Mateusz chwycił za obie klamki po czym pchnął oba skrzydła. Wpierw oślepił mnie nieco blask słońca bijącego w całym pomieszczeniu. Po chwili zobaczyłem ją. Wyglądała przez okna na ogromny ukwiecony taras. Z niego był już widok na całe miasto. Mój wzrok jednak skupił się na niej. Na nieskazitelnej bieli jaką w świetle słońca promieniowała od niej. Karolina była w swojej przepięknej sukni ślubnej. Suknia ta odkrywała jej delikatne ramiona i aksamitną skórę. Wyjrzała przez to ramie spoglądając z uśmiechem na mnie. Ja natomiast stałem jak wryty oczarowany jej pięknem. W tej krótkiej chwili czas jakby stanął w miejscu. Zobaczyłem anioła.
 
(K) - Witaj kochanie...
 
Odwróciła się do mnie tuptając swoimi białymi ślubnymi obcasami, których nie było widać pod szeroką rozkloszowaną suknią do samej ziemi. Nie potrafiłem nic odpowiedzieć wciąż patrząc w nią oniemiały. 
 
(J) - J... jesteś taka piękna...
 
Wykrztusiłem z siebie wciąż nie odrywając od niej wzroku. Stojący do tej pory obok mnie Mateusz podszedł powoli do Karoliny. Wyciągnęła ku niego dłonie. Pocałował ją delikatnie w policzek stając teraz u jej boku.
 
(K) - Jak wyglądamy jako państwo młodzi?
(J) - Co!?
 
Nagle jakby coś uderzyło mnie z tyłu głowy. Przecież garnitur Mateusza wyglądał tak, że nadawałby się z powodzeniem jako ślubny. Co to wszystko ma znaczyć? Stanęli tak obok siebie jakby stawali na ślubnym kobiercu. Jak wyglądają jako państwo młodzi? Czy ona oprócz dziecka pragnie też zostać jego Żoną!?
 
(J) - Kochanie...
 
Gdy widzieli, że zaczynam się gotować od miliona pytań, które pojawiały się teraz w mojej głowie zaśmiali się jak gdyby nigdy nic.
 
(K) - Oj kochanie, już uspokój się. Żartowaliśmy. Chciałam Ci już dzisiaj pokazać Ci jak będę wyglądała gdy mnie zobaczysz następnym razem.
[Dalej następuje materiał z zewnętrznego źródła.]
# anton-galkovsky/pointcloudTraj

Measured on AMD Instinct MI355X. Metric: nn_queries_per_sec_10M_point_cloud, higher is better.
Workload: dtype f64; 1 GPU; C3-throughput: 10000000 uniform fp32 points in [0,100.0)^3 (seed 3), 1048576 uniform NN queries per step (4 distinct batches in rotation, seeds [5, 1005, 2005, 3005]), grid kernel, inputs resident in HBM; points_per_gpu=10000000, total_points=10000000, algo=grid, query_batches_in_rotation=4, gpu_work_before_the_warmup_steps=none, full=False, parallelism=single GPU, cards=1

## Files before the change

pointcloudtraj_amd/build.py:

```python
from __future__ import annotations

import os
import shutil
import subprocess

PKG = os.path.dirname(os.path.abspath(__file__))
ROOT = os.path.dirname(PKG)
CSRC = os.path.join(PKG, "csrc")
LIB = os.path.join(PKG, "lib")
ENGINE_SO = os.environ.get("PCT_ENGINE_SO") or os.path.join(LIB, "libpct_engine.so")
KDTREE_SO = os.path.join(LIB, "libkdtree.so")
DEMO_BIN = os.path.join(LIB, "seam_demo")
NODE_BIN = os.path.join(LIB, "node_call_sites")
CORRIDOR_SO = os.path.join(LIB, "libpct_corridor.so")
SHARD_SO = os.path.join(LIB, "libpct_shard.so")
SHARD_CLIENT = os.path.join(LIB, "shard_client")

HIPCC = shutil.which("hipcc") or "/opt/rocm/bin/hipcc"
COMMON = ["-O3", "--offload-arch=gfx950", "-std=c++17", "-fPIC", "-shared", "-ffp-contract=off",
          "-Wall", "-Wno-unused-function", "-I" + os.path.join(ROOT, "include")]


def _stale(target: str, sources: list[str]) -> bool:
    if not os.path.exists(target):
        return True
    t = os.path.getmtime(target)
    return any(os.path.getmtime(s) > t for s in sources)


def build_all(force: bool = False, verbose: bool = False) -> None:
    os.makedirs(LIB, exist_ok=True)
    hdrs = [os.path.join(ROOT, "include", "pct_engine.h"), os.path.join(ROOT, "include", "kdtree", "kdtree.h"),
            os.path.join(ROOT, "include", "kdtree", "kdtree_ext.h")]
    hdrs += [os.path.join(ROOT, "include", "pct_voxel.h"), os.path.join(ROOT, "include", "pct_traj.h")]
    eng_units = [os.path.join(CSRC, "engine.hip"), os.path.join(CSRC, "voxel.hip"), os.path.join(CSRC, "traj.hip"), os.path.join(CSRC, "nodeset.hip")]
    eng_src = eng_units + [os.path.join(CSRC, f) for f in ("kernels.hpp", "gridbuild.hpp", "pyramid.hpp", "bernstein.hpp", "brute2.hpp", "knn.hpp", "rsearch.hpp", "ring.hpp", "ring_dedup.hpp", "vox_key.hpp", "ring_search.hpp", "ring_host.inc", "engine_internal.hpp")]
    if force or _stale(ENGINE_SO, eng_src + hdrs):
        cmd = [HIPCC, *COMMON, "-o", ENGINE_SO, *eng_units]
        if verbose:
            print(" ".join(cmd))
        subprocess.run(cmd, check=True)
    kd_src = [os.path.join(CSRC, "kdtree_gpu.cpp")]
    if os.path.exists(kd_src[0]) and (force or _stale(KDTREE_SO, kd_src + hdrs + [ENGINE_SO])):
        cmd = ["g++", "-O2", "-std=c++17", "-fPIC", "-shared", "-Wall", "-ffp-contract=off", "-I" + os.path.join(ROOT, "include"),
               "-o", KDTREE_SO, kd_src[0], "-L" + LIB, "-lpct_engine", "-Wl,-rpath,$ORIGIN", "-Wl,-soname,libkdtree.so"]
        if verbose:
            print(" ".join(cmd))
        subprocess.run(cmd, check=True)


    cor_src = os.path.join(CSRC, "corridor.cpp")
    cor_hdrs = [os.path.join(ROOT, "include", h) for h in ("pct_corridor.h", "pct_corridor_finder.hpp", "pct_obstacle_map.hpp")]
    if os.path.exists(cor_src) and os.path.exists(KDTREE_SO) and (force or _stale(CORRIDOR_SO, [cor_src, KDTREE_SO] + cor_hdrs + hdrs)):
        cmd = ["g++", "-O2", "-std=c++17", "-fPIC", "-shared", "-Wall", "-ffp-contract=off", "-I" + os.path.join(ROOT, "include"),
               "-o", CORRIDOR_SO, cor_src, "-L" + LIB, "-lkdtree", "-lpct_engine", "-Wl,-rpath,$ORIGIN", "-Wl,-rpath-link," + LIB,
               "-L/opt/rocm/lib", "-Wl,-rpath-link,/opt/rocm/lib", "-Wl,-soname,libpct_corridor.so"]
        if verbose:
            print(" ".join(cmd))
        subprocess.run(cmd, check=True)
# ... 57 lines not shown
```

pointcloudtraj_amd/csrc/engine.hip:

```cpp
#include <hip/hip_runtime.h>
#include <hip/hip_ext.h>

#include <algorithm>
#include <chrono>
#include <cmath>
#include <cstdarg>
#include <cstdio>
#include <cstdlib>
#include <cstring>
#include <type_traits>
#include <vector>

#include "../../include/pct_engine.h"
#include "engine_internal.hpp"
#include "kernels.hpp"
#include "gridbuild.hpp"
#include "pyramid.hpp"
#include "ring.hpp"
#include "ring_dedup.hpp"
#include "brute2.hpp"
#include "knn.hpp"
#include "rsearch.hpp"
#include "ring_search.hpp"

// ... 126 lines not shown
    ExpandOut *h_eout = nullptr, *d_eout = nullptr;
    double *h_bpos = nullptr, *d_bpos = nullptr;
    unsigned char *d_stage = nullptr;
    size_t stage_bytes = 0;
    float *d_bbox = nullptr;
    GbCheck *d_gbcheck = nullptr, *h_gbcheck = nullptr;
    GbCheck last_check{};
    bool has_pyr = false;
    PyrDesc P{};
    PyrNode *pyr_nodes = nullptr;
    unsigned char *pyr_hint = nullptr;
    size_t pyr_cap = 0, pyr_total = 0, pyr_hint_cap = 0;
    double empty_frac = 0.0;
    bool was_sparse = false;
    bool has_grid = false;
    GridDesc G{};
    uint32_t *cell_start = nullptr;
    size_t cells_cap = 0;
    float4 *sorted = nullptr;
    size_t sorted_cap = 0;
    uint4 *blocks = nullptr;
    size_t blocks_cap = 0;
    BinDesc B{};
    float4 *d_qsorted = nullptr;
    uint32_t *d_sort1 = nullptr;
    int sort_phase = 0;
    int64_t qcap = 0;
    float *d_q = nullptr, *d_r = nullptr;
    double *d_q64 = nullptr, *d_r2 = nullptr, *d_d2 = nullptr, *d_radius = nullptr, *d_pts64 = nullptr;
    uint32_t *d_idx = nullptr, *d_count = nullptr, *d_bound = nullptr;
    uint32_t *d_todo = nullptr;
    unsigned char *d_skip = nullptr;
    double *d_part_d2 = nullptr;
    uint32_t *d_part_idx = nullptr;
    int64_t part_q = 0;
    uint32_t *d_ovf = nullptr;
    uint32_t *d_cand_count = nullptr, *d_cand_idx = nullptr;
    double *d_cand_d2 = nullptr;
    uint32_t *d_knn_idx = nullptr, *d_knn_pidx = nullptr;
    double *d_knn_d2 = nullptr, *d_knn_pd2 = nullptr;
    size_t knn_out_cap = 0, knn_part_cap = 0;
    long long *rs_off = nullptr;
    uint64_t *rs_tiles = nullptr;
    uint32_t *rs_cursor = nullptr, *rs_queue = nullptr;
    int64_t rs_qcap = 0;
    uint32_t *rs_idx = nullptr;
// ... 519 lines not shown
    const double *d_q64 = c->d_q64 + 3 * qoff;
    d_idx += qoff;
    d_d2 += qoff;
    const int blocks = stream_blocks(c->count, Q);
    return launch_frame(c, s, Q, { Work::EveryPoint }, no_step,
        [&] {
            for_each_query_tile(Q, [&](auto qt, int q0, int qcount) {
                nn_stream_kernel<decltype(qt)::value><<<blocks, 256, 0, s>>>(c->x, c->y, c->z, (uint32_t)c->count, d_q64, q0, qcount, c->d_part_d2,
                                                                             c->d_part_idx, blocks);
            });
        },
        [&] {
            nn_reduce_partials_kernel<<<(int)Q, 256, 0, s>>>(c->d_part_d2, c->d_part_idx, blocks, (uint32_t)c->index_base, d_idx, d_d2);
        });
}

int nn_stream_q64(pct_cloud *c, int64_t Q, uint32_t *d_idx, double *d_d2, hipStream_t s)
{
    for (int64_t off = 0; off < Q; off += c->part_q) PCTCHK(nn_stream_q64_slice(c, off, std::min<int64_t>(c->part_q, Q - off), d_idx, d_d2, s));
    c->host_points = (uint64_t)Q * (uint64_t)c->count;
    return PCT_OK;
}

int bin_queries(pct_cloud *c, const float *d_q, int64_t Q, hipStream_t s, const float4 **recs_out)
{
    *recs_out = nullptr;
    if (Q < 16384) return PCT_OK;
    const BinDesc &B = c->B;
    int key_shift = 0;
    while ((((uint64_t)B.nbins - 1) >> key_shift) >= (1ull << 20)) key_shift++;
    const bool pingpong = !c->capturing;
    uint32_t *total1 = c->d_sort1 + (c->sort_phase ? kSortBuckets : 0), *total1_next = c->d_sort1 + (c->sort_phase ? 0 : kSortBuckets);
    uint32_t *fill1 = c->d_sort1 + 2 * kSortBuckets;
    const uint32_t per_block = (uint32_t)std::min<int64_t>(kSortPerBlock, std::max<int64_t>(1024, (Q / 128 + 1023) / 1024 * 1024));
    const int nb = ceil_div(Q, (int64_t)per_block);
    with_bool((reinterpret_cast<uintptr_t>(d_q) & 15u) == 0, [&](auto aligned) {
        constexpr bool A = decltype(aligned)::value;
        qsort_hist_kernel<A><<<nb, 1024, 0, s>>>(c->G, B, key_shift, d_q, (uint32_t)Q, per_block, total1, fill1, pingpong ? total1_next : nullptr);
        qsort_scatter1_kernel<A><<<nb, 1024, 0, s>>>(c->G, B, key_shift, d_q, (uint32_t)Q, per_block, total1, fill1, c->d_qsorted);
    });
    if (pingpong) c->sort_phase ^= 1;
    else HIPCHK(hipMemsetAsync(total1, 0, sizeof(uint32_t) * kSortBuckets, s));
    HIPCHK(hipGetLastError());
    *recs_out = c->d_qsorted;
    return PCT_OK;
}

int g_filter_mode = -1;

int cloud_bbox_cached(pct_cloud *c)
{
    if (c->bbox_epoch == c->content_epoch) return PCT_OK;
    hipStream_t s = g_stream;
    const int64_t n = c->count;
    const int bblocks = (int)std::min<int64_t>(1024, (n + 255) / 256);
    float *d_part = c->d_bbox;
    bbox_partial_kernel<<<bblocks, 256, 0, s>>>(c->x, c->y, c->z, (uint32_t)n, d_part);
    std::vector<float> part((size_t)bblocks * 6);
    hipError_t e = hipMemcpyAsync(part.data(), d_part, part.size() * sizeof(float), hipMemcpyDeviceToHost, s);
    if (e == hipSuccess) e = hipStreamSynchronize(s);
    if (e != hipSuccess) return fail(PCT_ERR_HIP, "bbox reduction failed: %s", hipGetErrorString(e));
    for (int k = 0; k < 3; k++) { c->bbox_lo[k] = INFINITY; c->bbox_hi[k] = -INFINITY; }
// ... 147 lines not shown
        return fail(PCT_ERR_INVALID, "unknown algo %d", algo);
    }
    if (op == Op::KNN && *path == Path::Stream && c->capturing)
        return fail(PCT_ERR_INVALID, "the streaming k-NN kernel is not available during graph capture");
    if (c->count == 0) *path = Path::Empty;
    return PCT_OK;
}

int nn_run(pct_cloud *c, Path path, const float *d_q, int64_t Q, uint32_t *d_idx, double *d_d2, hipStream_t s)
{
    switch (path) {
    case Path::Empty:
        fill_empty_kernel<<<ceil_div(Q, 256), 256, 0, s>>>(d_idx, d_d2, (uint32_t)Q);
        HIPCHK(hipGetLastError());
        return PCT_OK;
    case Path::Table:
        return launch_frame(c, s, Q, { Work::DeviceKept }, [&] {
            ring_batch_kernel<false><<<(int)Q, 256, 0, s>>>(ring_view(c), InflateParams{}, d_q, nullptr, (double)INFINITY, (uint32_t)c->index_base, d_idx, d_d2,
                                                            nullptr, nullptr, ExpressSignal{});
        });
    case Path::Grid: {
        const float4 *recs = nullptr;
        const int blocks = ceil_div(Q, 256 / kCoop);
        return launch_frame(c, s, Q, { Work::Device, Dom::Ext }, [&] { return bin_queries(c, d_q, Q, s, &recs); },
            [&] {
                with_bool(c->count_work, [&](auto count_work) {
                    constexpr bool CW = decltype(count_work)::value;
                    if (c->has_pyr) {
                        launch_dominant(c, s, nn_grid_pyr_kernel<CW>, blocks, c->G, c->P, c->pyr_nodes, c->pyr_hint, c->sorted, c->cell_start, d_q, (uint32_t)Q,
                                        (uint32_t)c->index_base, recs, d_idx, d_d2, c->d_work, c->d_todo);
                        nn_grid_pyr_todo_kernel<CW><<<(int)std::min<int64_t>(256, blocks), 256, 0, s>>>(c->G, c->P, c->pyr_nodes, c->pyr_hint, c->sorted, c->cell_start, d_q,
                                                                                                        (uint32_t)c->index_base, recs, d_idx, d_d2, c->d_work, c->d_todo);
                    } else
                        launch_dominant(c, s, nn_grid_coop_kernel<CW>, blocks, c->G, c->sorted, c->cell_start, d_q, (uint32_t)Q, (uint32_t)c->index_base, recs, d_idx,
                                        d_d2, c->d_work);
                });
            }, no_step);
    }
    default:
        widen_queries_kernel<<<ceil_div(3 * Q, 256), 256, 0, s>>>(d_q, (uint32_t)(3 * Q), c->d_q64);
        if (path == Path::StreamExact) return nn_stream_q64(c, Q, d_idx, d_d2, s);
        return nn_stream_filtered(c, d_q, Q, d_idx, d_d2, s);
    }
}

int nn_dev(pct_cloud *c, int algo, const float *d_q, int64_t Q, uint32_t *d_idx, double *d_d2, hipStream_t s)
{
    if (Q == 0) return PCT_OK;
    if (Q > c->qcap) return fail(PCT_ERR_INVALID, "batch of %lld exceeds reserved %lld (call pct_cloud_reserve_queries)", (long long)Q, (long long)c->qcap);
    Path path;
    PCTCHK(resolve_algo(c, Op::NN, algo, Q, &path));
    return nn_run(c, path, d_q, Q, d_idx, d_d2, s);
}
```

(J) - Jak to następnym razem?
(K) - Nie wszystko na raz. Jak Ci się podobam?
(J) - Kochanie jesteś olśniewająca... nie wiem co powiedzieć...
(K) - Ciesze się, że tak Ci się podobam. Chciała czuć się najpiękniejsza kiedy nasze dziecko zostanie poczęte. Chodź coś Ci pokażemy.
 
Karolina powoli stukając obcasami o parkiet ruszyła trzymając za ręke mnie i Mateusza w kierunku tarasu. Gdy na niego wyszliśmy zobaczyłem ogromne łoże z białą pościelą, na której rozrzucone były płatki róż. Wszystko lśniło czystością skąpane w blasku letniego słońca. Balustrada ogromnego tarasu była przeszklona tak więc mieliśmy panoramę na całe miasto tętniące życiem daleko w dole. Na przeciwko ogromnego łóżka stał wiklinowy fotel. Obok niego stał stolik, na których chłodził się w specjalnym naczyniu alkohol. Stanęliśmy tak wszyscy w ciszy przyglądając się temu miejscu a ciepły wiatr delikatnie muskał naszą skórę.
 
(K) - To jest to miejsce i ten czas. Jesteś na to gotów Kochanie?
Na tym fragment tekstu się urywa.